SP, PC and FP are virtual registers, from the POV of the assembler. On _some_ architecture those words have real meanings, like RSP on intel, but on others they are just conventions.
I don't think Keith's rage quit has had a measurable impact on the direction of Go or its toolchain.
It can be bootstrapped from source - it just needs to be bootstrapped either using gccgo[0], or using the 1.4 compiler (which is guaranteed to work for all 1.x compilers, not just 1.5)
> Another magic binary to trust not to have a Thompson virus.

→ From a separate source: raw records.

template <int CTRL, int ROWMASK>
__device__ __forceinline__ double dpp_mov(double v)
{
    const int lo = __builtin_amdgcn_update_dpp(__double2loint(v), __double2loint(v), CTRL, ROWMASK, 0xf, false);
    const int hi = __builtin_amdgcn_update_dpp(__double2hiint(v), __double2hiint(v), CTRL, ROWMASK, 0xf, false);
    return __hiloint2double(hi, lo);
}
__device__ __forceinline__ double octet_sum(double v)
{
    v += dpp_mov<0xB1, 0xf>(v);
    v += dpp_mov<0x4E, 0xf>(v);
    v += dpp_mov<0x141, 0xf>(v);
    return v;
}
__device__ __forceinline__ double wave_max_octets(double v)
{
    v = fmax(v, dpp_mov<0x118, 0xf>(v));
    v = fmax(v, dpp_mov<0x142, 0xa>(v));
    v = fmax(v, dpp_mov<0x143, 0xc>(v));
    const int lo = __builtin_amdgcn_readlane(__double2loint(v), 63);
    const int hi = __builtin_amdgcn_readlane(__double2hiint(v), 63);
    return __hiloint2double(hi, lo);
}
__device__ __forceinline__ double wave_sum(double v)
{
    v += dpp_mov<0xB1, 0xf>(v);
    v += dpp_mov<0x4E, 0xf>(v);
    v += dpp_mov<0x141, 0xf>(v);
    v += dpp_mov<0x140, 0xf>(v);
    {
        const int lo = __builtin_amdgcn_update_dpp(0, __double2loint(v), 0x142, 0xa, 0xf, false);
        const int hi = __builtin_amdgcn_update_dpp(0, __double2hiint(v), 0x142, 0xa, 0xf, false);
        v += __hiloint2double(hi, lo);
    }
    {
        const int lo = __builtin_amdgcn_update_dpp(0, __double2loint(v), 0x143, 0xc, 0xf, false);
        const int hi = __builtin_amdgcn_update_dpp(0, __double2hiint(v), 0x143, 0xc, 0xf, false);
        v += __hiloint2double(hi, lo);
    }
    const int lo = __builtin_amdgcn_readlane(__double2loint(v), 63);
    const int hi = __builtin_amdgcn_readlane(__double2hiint(v), 63);
    return __hiloint2double(hi, lo);
}

__device__ __forceinline__ void lds_barrier()
{
    asm volatile("s_waitcnt lgkmcnt(0)\n\ts_barrier" ::: "memory");
}

__device__ __forceinline__ double qr_rsqrt(double x)
{
    const double y = __builtin_amdgcn_rsq(x);
    const double e = fma(-x * y, y, 1.0);
    return fma(y, e * fma(0.375, e, 0.5), y);
}
__device__ __forceinline__ double qr_rcp(double x)
{
    double y = __builtin_amdgcn_rcp(x);
    y = fma(y, fma(-x, y, 1.0), y);
    y = fma(y, fma(-x, y, 1.0), y);
    return y;
}

__host__ __device__ __forceinline__ int hh_off(int k, int NR)
{
    const int B = k >> 3;
    return 8 * NR * B - 32 * B * (B - 1) + (k & 7) * (NR - 8 * B);
}
__host__ __device__ __forceinline__ size_t hh_doubles(int N, int NR)
{
    return (size_t)hh_off(N, NR) + (size_t)N;
}

template <int I, int E, class F>
__device__ __forceinline__ bool static_up(F&& f)
{
    if constexpr (I < E) {
        if (f(std::integral_constant<int, I>{})) return true;
        return static_up<I + 1, E>(f);
    }
    return false;
}
template <int I, class F>
__device__ __forceinline__ void static_down(F&& f)
{
    if constexpr (I >= 0) {
        f(std::integral_constant<int, I>{});
        static_down<I - 1>(f);
    }
}

template <int RT, int I0>
__device__ __forceinline__ void reflect2(double (&a0)[RT], double (&a1)[RT], const double* __restrict__ vl, double tau)
{
    double d0 = 0.0, d1 = 0.0;
#pragma unroll
    for (int i = I0; i < RT; ++i) {
        const double v = vl[8 * i];
        d0 = fma(v, a0[i], d0);
        d1 = fma(v, a1[i], d1);
    }
    const double w0 = tau * octet_sum(d0), w1 = tau * octet_sum(d1);
    asm volatile("" ::: "memory");
#pragma unroll
    for (int i = I0; i < RT; ++i) {
        const double v = vl[8 * i];
        a0[i] = fma(-w0, v, a0[i]);
        a1[i] = fma(-w1, v, a1[i]);
    }
}

template <int RT>
__global__ __launch_bounds__(RT <= 8 ? 320 : 640) void k_qr_sim(
    int N, const double* __restrict__ X, const double* __restrict__ y, const int* __restrict__ rec, double* X1,
    double* __restrict__ y1, double* __restrict__ hh, int64_t hh_stride, double* __restrict__ Rscr)
{
    extern __shared__ __align__(16) unsigned char lds_raw[];
    constexpr int NR = 8 * RT;
    double* vcur = reinterpret_cast<double*>(lds_raw);
    double* Vst = vcur + 2 * NR;
    const int nvst = hh_off(N, NR);
    double* taus = Vst + nvst;
    double* redv = taus + N;
    int* redi = reinterpret_cast<int*>(redv + 16);

    const int tid = threadIdx.x, lane = tid & 63, wave = tid >> 6, nw = blockDim.x >> 6;
    const int l = tid & 7, c0 = (tid >> 3) << 1, c1 = c0 + 1;
    const int64_t sys = blockIdx.x;
    const double* Xs = X + sys * (int64_t)N * N;
    const double* ys = y + (int64_t)(rec ? rec[sys] : sys) * N;
    double* Rs = Rscr + sys * (int64_t)N * N;
    const bool m0 = c0 < N, m1 = c1 < N;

"Reflections on Trusting Trust" gets posted on HN regularly, and it's an interesting exercise, but you are far more likely to have an exploit hiding in plain sight in a compiler compiled from source once than you are to have one that only appears after multiple iterated compilations.
It's a good concept for security experts and compiler developers to be aware of, but the likelihood is incredibly small.
Also, for what it's worth, "Trusting Trust" is over three decades old, and there have been numerous response to it in the interim, with lots of study. It's like saying "Your problem reduces to 3-SAT, and satisfiability is NP-hard, so you can't solve it', throwing your hands up, and leaving it at that. In reality, solving 3-SAT in the general case is NP-hard, but it is well-studied enough that, in practice, solving SAT/3-SAT is actually pretty easy most of the time. Some of these responses have even been posted elsewhere in this thread, though they're also pretty easy to find online as well.
[0] which is written in C++ - frankly, I'd be much more concerned about a single-compilation bug in any C++ code than I'd be about a multiple-compilation bug in Go.
Though the diversity available for a go compiler written in go isn't very tremendous.